For me, it's not about the Geth. It's about what they represent. If sacrifing them is worth it, how many times will the belief "sacrfice a few for the many' be used again? When new wars (galaxy wide or not) start, will the species of the galaxy do the same? Sacrifice a few(relatively few) for the many?

I just feel it's a very short sighted view. A "Shoot first, ask questions later' kind of deal. Which is very much a Renegade point of view.


That's not how I see it.

The options we are given are these:

1.) Embrace the genocidal enemy who has turned countless billions into gibbering monsters or new tentacle-spaceships, making peace by transforming all sentient (and non-sentient) life in the galaxy into a form that appeases the space horrors.

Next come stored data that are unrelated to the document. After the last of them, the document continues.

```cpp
template <typename T, bool DAMPED, class SP, bool MED, int REC = 0>
__device__ inline void pair_batch_body(const KModel<T>* __restrict__ m, const KParams<T>& prm,
                                       const T* __restrict__ targets, const T* __restrict__ q0, int64_t q0_stride,
                                       int64_t B, int64_t S, int ppw, T* __restrict__ q_out,
                                       uint8_t* __restrict__ conv_out, int32_t* __restrict__ iters_out,
                                       T* __restrict__ err_out, const RecArgs<T>& ra = RecArgs<T>{}) {
  const int lane = threadIdx.x;
  const int arm = lane & 1;
  if constexpr (REC == 2) {
    constexpr int K = kWinOf<T>;
    const int nw = rec_windows<T>(prm.max_iters);
    const int64_t n = max((int64_t)0, min((int64_t)*ra.count - ra.rbase, ra.rcap)), npad = (n + ppw - 1) / ppw * ppw;
    const int64_t wavesA = (int64_t)nw * (npad / ppw), waves = wavesA + n;
    const int rl = rec_len(m->n_passive);
    const int64_t ckpp = ck_per_problem<T>(prm.max_iters);
    for (int64_t wv = blockIdx.x; wv < waves; wv += gridDim.x) {
      int64_t i;
      int w = -1;
      if (wv < wavesA) {
        w = (int)(wv / (npad / ppw));
        i = (wv - (int64_t)w * (npad / ppw)) * ppw + (lane >> 1);
        if (lane >= 2 * ppw || i >= n) continue;
      } else {
        i = wv - wavesA;
        if (lane >= 2) continue;
      }
      const int64_t p = ra.list[ra.rbase + i];
      const int k0 = iters_out[p];
      if (w < 0) w = k0 / K;
      else if (w <= k0 / K) continue;
      if (!win_flagged(ra.wmask + p * mask_words<T>(prm.max_iters), w)) continue;
      const int64_t tgt = S > 1 ? p / S : p;
      const int64_t row = S > 1 ? p - tgt * S : p;
      T RT[9], tT[3];
      hook_target(m, arm, targets + tgt * 12, RT, tT);
      T* ckw = ra.ck + p * ckpp + (int64_t)w * kCkSlot;
      const T* cq = ckw + arm * kCkArm + kCkQ;
      T qc = cq[0], qa[kArmDof];
#pragma unroll
      for (int k = 0; k < kArmDof; ++k) qa[k] = cq[1 + k];
      RecOut<T> ro{ra.rec + i * (int64_t)(prm.max_iters + 1) * rl, ra.nrec + p, q0 + row * q0_stride,
                   q_out + p * m->nq, conv_out + p, iters_out + p, err_out + p * 2, rl, ckw};
      ro.rmask = ra.rmask + p * nw + w;
      ro.k0 = k0;
      ro.it_start = max(k0, w * K);
      ro.it_stop = min((w + 1) * K, prm.max_iters + 1);
      int it;
      bool conv;
      T nrm, other;
      solve_pair<T, DAMPED, SP, MED, 2>(m, prm, arm, RT, tT, qc, qa, it, conv, nrm, other, &ro);
    }
    return;
  }
  const int64_t p = (int64_t)blockIdx.x * ppw + (lane >> 1);
  if (lane >= 2 * ppw || p >= B) return;
  const int64_t tgt = S > 1 ? p / S : p;
  const int64_t row = S > 1 ? p - tgt * S : p;
  T RT[9], tT[3];
  hook_target(m, arm, targets + tgt * 12, RT, tT);
  const T* qrow = q0 + row * q0_stride;
  T qc, qa[kArmDof];
  load_q(m, arm, qrow, qc, qa);
  int it;
  bool conv;
  T nrm, other;
  if constexpr (REC == 1) {
    const int rl = rec_len(m->n_passive);
    RecOut<T> ro{ra.rec + p * (int64_t)(prm.max_iters + 1) * rl, ra.nrec + p, qrow, q_out + p * m->nq,
                 conv_out + p, iters_out + p, err_out + p * 2, rl, ra.ck + p * ck_per_problem<T>(prm.max_iters)};
    if (arm == 0) ra.nrec[p] = 0;
    if (solve_pair<T, DAMPED, SP, MED, 1>(m, prm, arm, RT, tT, qc, qa, it, conv, nrm, other, &ro)) return;
  } else {
    solve_pair<T, DAMPED, SP, MED>(m, prm, arm, RT, tT, qc, qa, it, conv, nrm, other);
  }
  store_q(m, arm, qrow, it, qc, qa, q_out + p * m->nq);
  if (arm == 0) {
    if (conv_out) conv_out[p] = conv ? 1 : 0;
    if (iters_out) iters_out[p] = it;
  }
  if (err_out) err_out[p * 2 + arm] = nrm;
}

}
```

Baseline: 1.645 million.

## Retire converged lanes via wave ballots and mark rare branches cold

In the scalar wave-uniform frame-1 path, lanes whose arm pair has converged write their results in-loop as soon as their ballot bits are set. The loop keeps running until every live lane is done, replacing the per-pair convergence exit and the modulo-based resync with a tracked phase. Rare branches (exact theta recompute, near-pi log, large trig steps) get __builtin_expect hints so the compiler lays them out as cold code. The aim is to cut divergence and exit bookkeeping, at the cost of converged lanes idling until the whole wave finishes, plus several padding/probe macros that are off by default.

```diff
diff --git a/motion-planning-and-control-for-dual-manipulator-robot_amd/csrc/ikg_device.hpp b/motion-planning-and-control-for-dual-manipulator-robot_amd/csrc/ikg_device.hpp
--- a/motion-planning-and-control-for-dual-manipulator-robot_amd/csrc/ikg_device.hpp
+++ b/motion-planning-and-control-for-dual-manipulator-robot_amd/csrc/ikg_device.hpp
@@ -153,6 +153,7 @@
 #endif
   return b;
 }
+#define IKG_RARELY(COLD, c) ((COLD) ? __builtin_expect((c), false) : (c))
 IKG_HD inline bool mnot(bool m) { return !m; }
 IKG_HD inline v2i mnot(v2i m) { return m == 0; }
 IKG_HD inline bool mor(bool a, bool b) { return a || b; }
@@ -602,7 +603,7 @@
   return vsel<T>(x < T(0), T(3.14159274f) - r, r);
 }
 
-template <typename T>
+template <typename T, bool COLD = false>
 IKG_HD inline void log6_iter(const T* R, const T* p, T* e, ThetaTrack<T>* tk = nullptr, bool resync = true) {
   using M = typename LaneT<T>::M;
   const T pi = T(Prec<T>::kPi);
@@ -613,7 +614,7 @@
   T theta = T(0);
   if constexpr (is_f64<T>) {
     bool exact = true;
-    if (tk && !resync) {
+    if (tk && (COLD ? __builtin_expect(!resync, true) : !resync)) {
       const T y = st * tk->ct - ct * tk->st;
       const T x = ct * tk->ct + st * tk->st;
 #if IKG_THETA_ASIN
@@ -624,7 +625,7 @@
       theta = tk->th + ThetaInc<T>::atan_small(fdiv<T>(y, fmax(x, T(1e-30))));
 #endif
     }
-    if (wave_any<T>(exact)) {
+    if (IKG_RARELY(COLD, wave_any<T>(exact))) {
 #if IKG_THETA == 1
       const T th_x = atan2(st, ct);
 #else
@@ -659,7 +660,7 @@
   T w[3] = {hf * sx, hf * sy, hf * sz};
   T alpha = hf * (T(1) + ct);
   const M near_pi = theta >= pi - T(1e-2);
-  if (wave_any<T>(any_of(near_pi))) {
+  if (IKG_RARELY(COLD, wave_any<T>(any_of(near_pi)))) {
     const T beta = fdiv<T>(t2, T(1) - ct);
     const T t0 = (R[0] - ct) * beta, t1 = (R[4] - ct) * beta, tt = (R[8] - ct) * beta;
     const T wp0 = vsel<T>(R[7] > R[5], T(1), T(-1)) * vsel<T>(t0 > T(0), sqrt(t0), T(0));
@@ -953,7 +954,7 @@
   }
 }
 
-template <typename T>
+template <typename T, bool COLD = false>
 IKG_HD inline void pose_error_aligned(const T* Rh, const T* th, const T* RT, const T* tT, T* e,
                                       ThetaTrack<T>* tk = nullptr, bool resync = true) {
   T Rw[9], d[3];
@@ -964,7 +965,7 @@
     e[0] = d[0]; e[1] = d[1]; e[2] = d[2];
     e[3] = T(0.5) * (Rw[7] - Rw[5]); e[4] = T(0.5) * (Rw[2] - Rw[6]); e[5] = T(0.5) * (Rw[3] - Rw[1]);
   } else {
-    log6_iter(Rw, d, e, tk, resync);
+    log6_iter<T, COLD>(Rw, d, e, tk, resync);
   }
 }
 
@@ -1167,7 +1168,7 @@
   }
 }
 
-template <typename T, bool MED = false>
+template <typename T, bool MED = false, bool COLD = false>
 IKG_HD inline void trig_advance_f1(const KModel<typename LaneT<T>::E>* __restrict__ m, int arm, T qc, const T* qa,
                                    const T* q_old, bool resync, T* sn, T* cs) {
   T dj[7], d[7];
@@ -1187,7 +1188,7 @@
     for (int j = 0; j < 7; ++j) big |= any_of(fabs(d[j]) > T(Trig<T>::kIncMax));
 #pragma unroll
     for (int j = 0; j < 7; ++j) Trig<T>::step(d[j], sn[j], cs[j]);
-    if (wave_any<T>(big)) {
+    if (IKG_RARELY(COLD, wave_any<T>(big))) {
       T se[7], ce[7];
       trig_exact_f1(m, arm, qc, qa, se, ce);
 #pragma unroll
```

2.) Become one with the genocidal enemy by creating a new Reaper AI based on your memories and experiences. Expect the rest of the galaxy to embrace these horrors as allies and peacekeepers, even if their ground troops consist of former friends and family turned into gibbering horrors.

3.) Do nothing, effectively committing suicide. The next cycle will be presented with your choices again, and choose one that is more pleasing to the Catalyst/Mac Walters.

4.) Stop the Reapers once and for all, as you set out to do.

It's reprehensible that the writers tweaked the choices in a way that clearly favours embracing the reapers rather than destroying them. But with the terrible options we are given, accepting that war necessitates casualties is still the best move. Mac Walters clearly did not give us another option short of becoming the very thing that we fought for three games.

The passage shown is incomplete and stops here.